# ARPA-SIMC/CRITERIA3D

Hardware: AMD Instinct MI355X
Metric: simulated-hours/sec on 512x512x20 grid (higher is better)
Workload: dtype f64

## Files before the change

### criteria3d_amd/csrc/sf3d_device.h

```cpp
#ifndef SF3D_DEVICE_H
#define SF3D_DEVICE_H

#include <stdint.h>

#define SF3D_SLOTS 10
#ifndef SF3D_LINKS_RING
#define SF3D_LINKS_RING 8
#endif
static_assert(SF3D_LINKS_RING >= 2 && SF3D_LINKS_RING <= 16, "the ring holds the matrix of the step in progress and at least one accepted step's");
#define SF3D_POOL 5
#define SF3D_BLOCK 256
#define SF3D_CHUNK 64
#define SF3D_MAX_BLOCKS 2048
#define CK_NONE 0
#define CK_MIXED 255

enum : uint8_t { LK_NONE = 0, LK_SOIL_VERT = 1, LK_SOIL_LAT = 2, LK_RUNOFF = 3, LK_INFILTRATION = 4 };

enum : uint32_t {
    ST_IDLE = 0,
    ST_ATTEMPT = 1,
    ST_APPROX = 2,
    ST_SWEEP = 3,
    ST_POST = 4,
// ... 100 lines not shown
    uint32_t probePad;
    uint64_t earlyCourant;
    uint64_t counters[8];
    uint64_t heatCounters[4];
};

#define SF3D_MAX_RANKS 16
struct DistMail { unsigned long long w[8]; };
struct DistWindow {
    DistMail mail[2][SF3D_MAX_RANKS];
    unsigned long long ping[SF3D_MAX_RANKS];
    unsigned long long rrec[2][SF3D_MAX_RANKS][4];
};
struct RecGet { uint32_t off0, cnt; };
struct RecPut { uint32_t off0, cnt, peer, nDest; };
struct DistView {
    int32_t world, rank;
    DistWindow* win[SF3D_MAX_RANKS];
    double* payload[SF3D_MAX_RANKS];
    const uint32_t* sendIdx[SF3D_MAX_RANKS]; uint32_t sendCount[SF3D_MAX_RANKS]; uint64_t sendOff[SF3D_MAX_RANKS];
    const uint32_t* recvIdx[SF3D_MAX_RANKS]; uint32_t recvCount[SF3D_MAX_RANKS]; uint64_t recvOff[SF3D_MAX_RANKS];
    const uint8_t* owner;
    const uint32_t* bndStart;
    const uint8_t* bndLane; const uint8_t* bndPeer; const uint32_t* bndSlot;
    const uint32_t* fsrc;
    const RecGet* recGet; const RecPut* recPut;
    int32_t rccl;
    double* mine;
    const double* gathered;
    double* sendBuf[SF3D_MAX_RANKS];
    const double* recvBuf[SF3D_MAX_RANKS];
    unsigned long long* stats;
    long long spinTicks;
};
#define SF3D_DIST_FIELDS 9
enum { DF_X = 0, DF_K = 1, DF_FLOW = 2, DF_RECLO = 3, DF_RECHI = 4, DF_KLO = 5, DF_KHI = 6, DF_FLO = 7, DF_FHI = 8 };
#define SF3D_FSRC_NONE 0xFFFFFFFFu

struct HeatDev {
    uint32_t on, water, vapor, advection, save;
    uint32_t gs;
    uint32_t redBlack;
    const uint8_t* lpar;
    const uint32_t* colourList[2]; uint32_t nColour[2];
    const uint32_t* gsOrder;
    double wf;
    double* TX[3];
    const double* heatSink;
    double *heatFlux, *invariant;
    double *hC, *hcapTerm, *hb, *hD;
    sf3d_d2* hA2;
    const double* hdist;
    const double* airP;
    double* thetaOld;
    double *thAvgC, *thNewC;
    double *kHeat, *kIsoVap, *hAvg;
    double *wThLiq, *wThVap, *wTm;
    const double *bHeightWind, *bHeightT, *bRoughH, *bT, *bRH, *bWind, *bNetIrr, *bFixT, *bFixDepth;
    double *bAero, *bSoilCond, *bSens, *bLat, *bRad, *bAdv;
    sf3d_f2* lwvFlux;
    double* lflux[SF3D_FLUX_TYPES];
};

#define SF3D_PAIR_NONE 15u
#define SF3D_PAIR_UP 9u
#define SF3D_PAIR_DOWN 10u
struct PairGrid {
    uint32_t NX, NY, NZ;
    uint32_t W;
    uint32_t patchCols, patchRows;
    uint32_t ownLo, ownHi;
    const uint32_t* nodeLat;
    const uint64_t* chunkCode;
    uint32_t masked;
    const int32_t* idxMap;
    const uint32_t* patchList;
    const uint8_t* patchDepth;
    uint32_t records;
    uint32_t recFast;
    int32_t sidePeer[2];
    uint32_t putBase[2], getBase[2];
    uint32_t recStride;
    const uint8_t* role;
};
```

§ **What needs to be done**
Your response should consist of the listing, reproduced exactly.

§ **Answer for this exercise**
# ARPA-SIMC/CRITERIA3D

Hardware: AMD Instinct MI355X
Metric: simulated-hours/sec on 512x512x20 grid (higher is better)
Workload: dtype f64

## Files before the change

### criteria3d_amd/csrc/sf3d_device.h

```cpp
#ifndef SF3D_DEVICE_H
#define SF3D_DEVICE_H

#include <stdint.h>

#define SF3D_SLOTS 10
#ifndef SF3D_LINKS_RING
#define SF3D_LINKS_RING 8
#endif
static_assert(SF3D_LINKS_RING >= 2 && SF3D_LINKS_RING <= 16, "the ring holds the matrix of the step in progress and at least one accepted step's");
#define SF3D_POOL 5
#define SF3D_BLOCK 256
#define SF3D_CHUNK 64
#define SF3D_MAX_BLOCKS 2048
#define CK_NONE 0
#define CK_MIXED 255

enum : uint8_t { LK_NONE = 0, LK_SOIL_VERT = 1, LK_SOIL_LAT = 2, LK_RUNOFF = 3, LK_INFILTRATION = 4 };

enum : uint32_t {
    ST_IDLE = 0,
    ST_ATTEMPT = 1,
    ST_APPROX = 2,
    ST_SWEEP = 3,
    ST_POST = 4,
// ... 100 lines not shown
    uint32_t probePad;
    uint64_t earlyCourant;
    uint64_t counters[8];
    uint64_t heatCounters[4];
};

#define SF3D_MAX_RANKS 16
struct DistMail { unsigned long long w[8]; };
struct DistWindow {
    DistMail mail[2][SF3D_MAX_RANKS];
    unsigned long long ping[SF3D_MAX_RANKS];
    unsigned long long rrec[2][SF3D_MAX_RANKS][4];
};
struct RecGet { uint32_t off0, cnt; };
struct RecPut { uint32_t off0, cnt, peer, nDest; };
struct DistView {
    int32_t world, rank;
    DistWindow* win[SF3D_MAX_RANKS];
    double* payload[SF3D_MAX_RANKS];
    const uint32_t* sendIdx[SF3D_MAX_RANKS]; uint32_t sendCount[SF3D_MAX_RANKS]; uint64_t sendOff[SF3D_MAX_RANKS];
    const uint32_t* recvIdx[SF3D_MAX_RANKS]; uint32_t recvCount[SF3D_MAX_RANKS]; uint64_t recvOff[SF3D_MAX_RANKS];
    const uint8_t* owner;
    const uint32_t* bndStart;
    const uint8_t* bndLane; const uint8_t* bndPeer; const uint32_t* bndSlot;
    const uint32_t* fsrc;
    const RecGet* recGet; const RecPut* recPut;
    int32_t rccl;
    double* mine;
    const double* gathered;
    double* sendBuf[SF3D_MAX_RANKS];
    const double* recvBuf[SF3D_MAX_RANKS];
    unsigned long long* stats;
    long long spinTicks;
};
#define SF3D_DIST_FIELDS 9
enum { DF_X = 0, DF_K = 1, DF_FLOW = 2, DF_RECLO = 3, DF_RECHI = 4, DF_KLO = 5, DF_KHI = 6, DF_FLO = 7, DF_FHI = 8 };
#define SF3D_FSRC_NONE 0xFFFFFFFFu

struct HeatDev {
    uint32_t on, water, vapor, advection, save;
    uint32_t gs;
    uint32_t redBlack;
    const uint8_t* lpar;
    const uint32_t* colourList[2]; uint32_t nColour[2];
    const uint32_t* gsOrder;
    double wf;
    double* TX[3];
    const double* heatSink;
    double *heatFlux, *invariant;
    double *hC, *hcapTerm, *hb, *hD;
    sf3d_d2* hA2;
    const double* hdist;
    const double* airP;
    double* thetaOld;
    double *thAvgC, *thNewC;
    double *kHeat, *kIsoVap, *hAvg;
    double *wThLiq, *wThVap, *wTm;
    const double *bHeightWind, *bHeightT, *bRoughH, *bT, *bRH, *bWind, *bNetIrr, *bFixT, *bFixDepth;
    double *bAero, *bSoilCond, *bSens, *bLat, *bRad, *bAdv;
    sf3d_f2* lwvFlux;
    double* lflux[SF3D_FLUX_TYPES];
};

#define SF3D_PAIR_NONE 15u
#define SF3D_PAIR_UP 9u
#define SF3D_PAIR_DOWN 10u
struct PairGrid {
    uint32_t NX, NY, NZ;
    uint32_t W;
    uint32_t patchCols, patchRows;
    uint32_t ownLo, ownHi;
    const uint32_t* nodeLat;
    const uint64_t* chunkCode;
    uint32_t masked;
    const int32_t* idxMap;
    const uint32_t* patchList;
    const uint8_t* patchDepth;
    uint32_t records;
    uint32_t recFast;
    int32_t sidePeer[2];
    uint32_t putBase[2], getBase[2];
    uint32_t recStride;
    const uint8_t* role;
};
```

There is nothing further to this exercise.